207 VestCursos – Especialista em Preparação para Vestibulares de Alta Concorrência 
 
EXERCÍCIOS DE FIXAÇÃO 
 
Questão 01 
Napoleão Bonaparte assumiu o poder na França, em 1799. A partir 
do chamado Golpe do 18 Brumário, tornou-se primeiro cônsul, 
depois primeiro cônsul vitalício e, posteriormente, imperador. 
Durante o seu governo, 
a) retomou as relações com a Igreja Católica e permitiu total 
autonomia dos seus sacerdotes. 
b) estabeleceu uma monarquia parlamentarista, nos moldes do 
sistema de governo vigente na Inglaterra. 
c) estabeleceu um novo Código Civil que manteve a igualdade 
jurídica para os cidadãos do sexo masculino e o direito à 
propriedade privada. 
d) procurou retomar antigas possessões marítimas francesas, 
envolvendo-se em uma guerra desgastante no Haiti e no sudeste 
asiático. 
e) aliou-se aos “sans culottes”, grupos mais radicais da Revolução 
Francesa, e, por isso, foi derrubado em 1814. 
 
Questão 02 
O golpe do 18 de Brumário de 1799, no contexto da Revolução 
Francesa, derrubou o Diretório, instituiu o sistema do Consulado e 
elevou Napoleão Bonaparte à liderança política da França 
revolucionária. Napoleão manteve-se no poder por um período que 
se estendeu de 1799 até 1815, período esse denominado de Era 
Napoleônica, durante o qual ocorreu a: 
a) consolidação interna do ideário burguês da Revolução e a 
tentativa de sua imposição a diversos países da Europa com a 
expansão militar promovida por Napoleão. 
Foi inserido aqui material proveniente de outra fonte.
# tkkiran/Robust-Conditional-GAN

Hardware: AMD Instinct MI355X
Metric: images/sec G+D train step (CIFAR-10 RCGAN bs=64) (higher is better)
Workload: dtype bf16

## Files before the change

### include/rcgan_hip.h

```cpp
#ifndef RCGAN_HIP_H
#define RCGAN_HIP_H

#include <stddef.h>
#include <stdint.h>

#ifdef __cplusplus
extern "C" {
#endif

#define RCGAN_OK 0
#define RCGAN_EINVALID_ARG (-1)
#define RCGAN_EUNSUPPORTED_SHAPE (-2)
#define RCGAN_EWORKSPACE_TOO_SMALL (-3)
#define RCGAN_EHIP (-4)
#define RCGAN_ERCCL (-5)

#define RCGAN_F32 0
#define RCGAN_BF16 1
#define RCGAN_F16 2

#define RCGAN_ACT_NONE 0
#define RCGAN_ACT_RELU 1
#define RCGAN_ACT_LRELU 2
#define RCGAN_ACT_TANH 3
// ... 217 lines not shown
int rcgan_dtrunk_prepare(rcgan_ctx* ctx, const void* const* prepared, void* frag);
int rcgan_dtrunk(rcgan_ctx* ctx, int n, int backward, const void* x0, const void* frag, const float* const* bias,
                 const void* const* masks, void* const* outs);
int rcgan_dtrunk_pooled(rcgan_ctx* ctx, int n, int backward, const void* x0, const void* frag, const float* const* bias,
                        const void* const* masks, void* const* outs, float* feat, const void* xlast, void* dy_out);

int rcgan_conv_rf_ok(const rcgan_conv_desc* d);
size_t rcgan_conv_rf_fragment_bytes(const rcgan_conv_desc* d);
int rcgan_conv_rf_prepare(rcgan_ctx* ctx, int n, const rcgan_conv_desc* descs, const void* const* prepared, void* const* frags);
int rcgan_fragments_prepare(rcgan_ctx* ctx, const void* const* trunk_prepared, void* trunk_frag, int n, const rcgan_conv_desc* descs,
                            const void* const* prepared, void* const* frags);
int rcgan_conv2d_rf(rcgan_ctx* ctx, const rcgan_conv_desc* d, int backward, const void* x, const void* frag, const float* bias,
                    const void* mask_x, const void* residual, void* y);
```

b) retomada do poder político pelos segmentos da nobreza 
provincial francesa com a promulgação do Império (1804) como a 
força política legítima de governo da França do período 
napoleônico. 
c) união de segmentos sociais distintos na defesa do governo 
aristocrático e absolutista de Napoleão, tais como o campesinato e 
a nobreza, com o objetivo de evitar uma invasão estrangeira da 
França revolucionária. 
d) interferência direta das Monarquias Absolutas europeias na 
França, através da ação política da Santa Aliança, ao encerrarem o 
processo revolucionário com seu apoio à ascensão de Napoleão. 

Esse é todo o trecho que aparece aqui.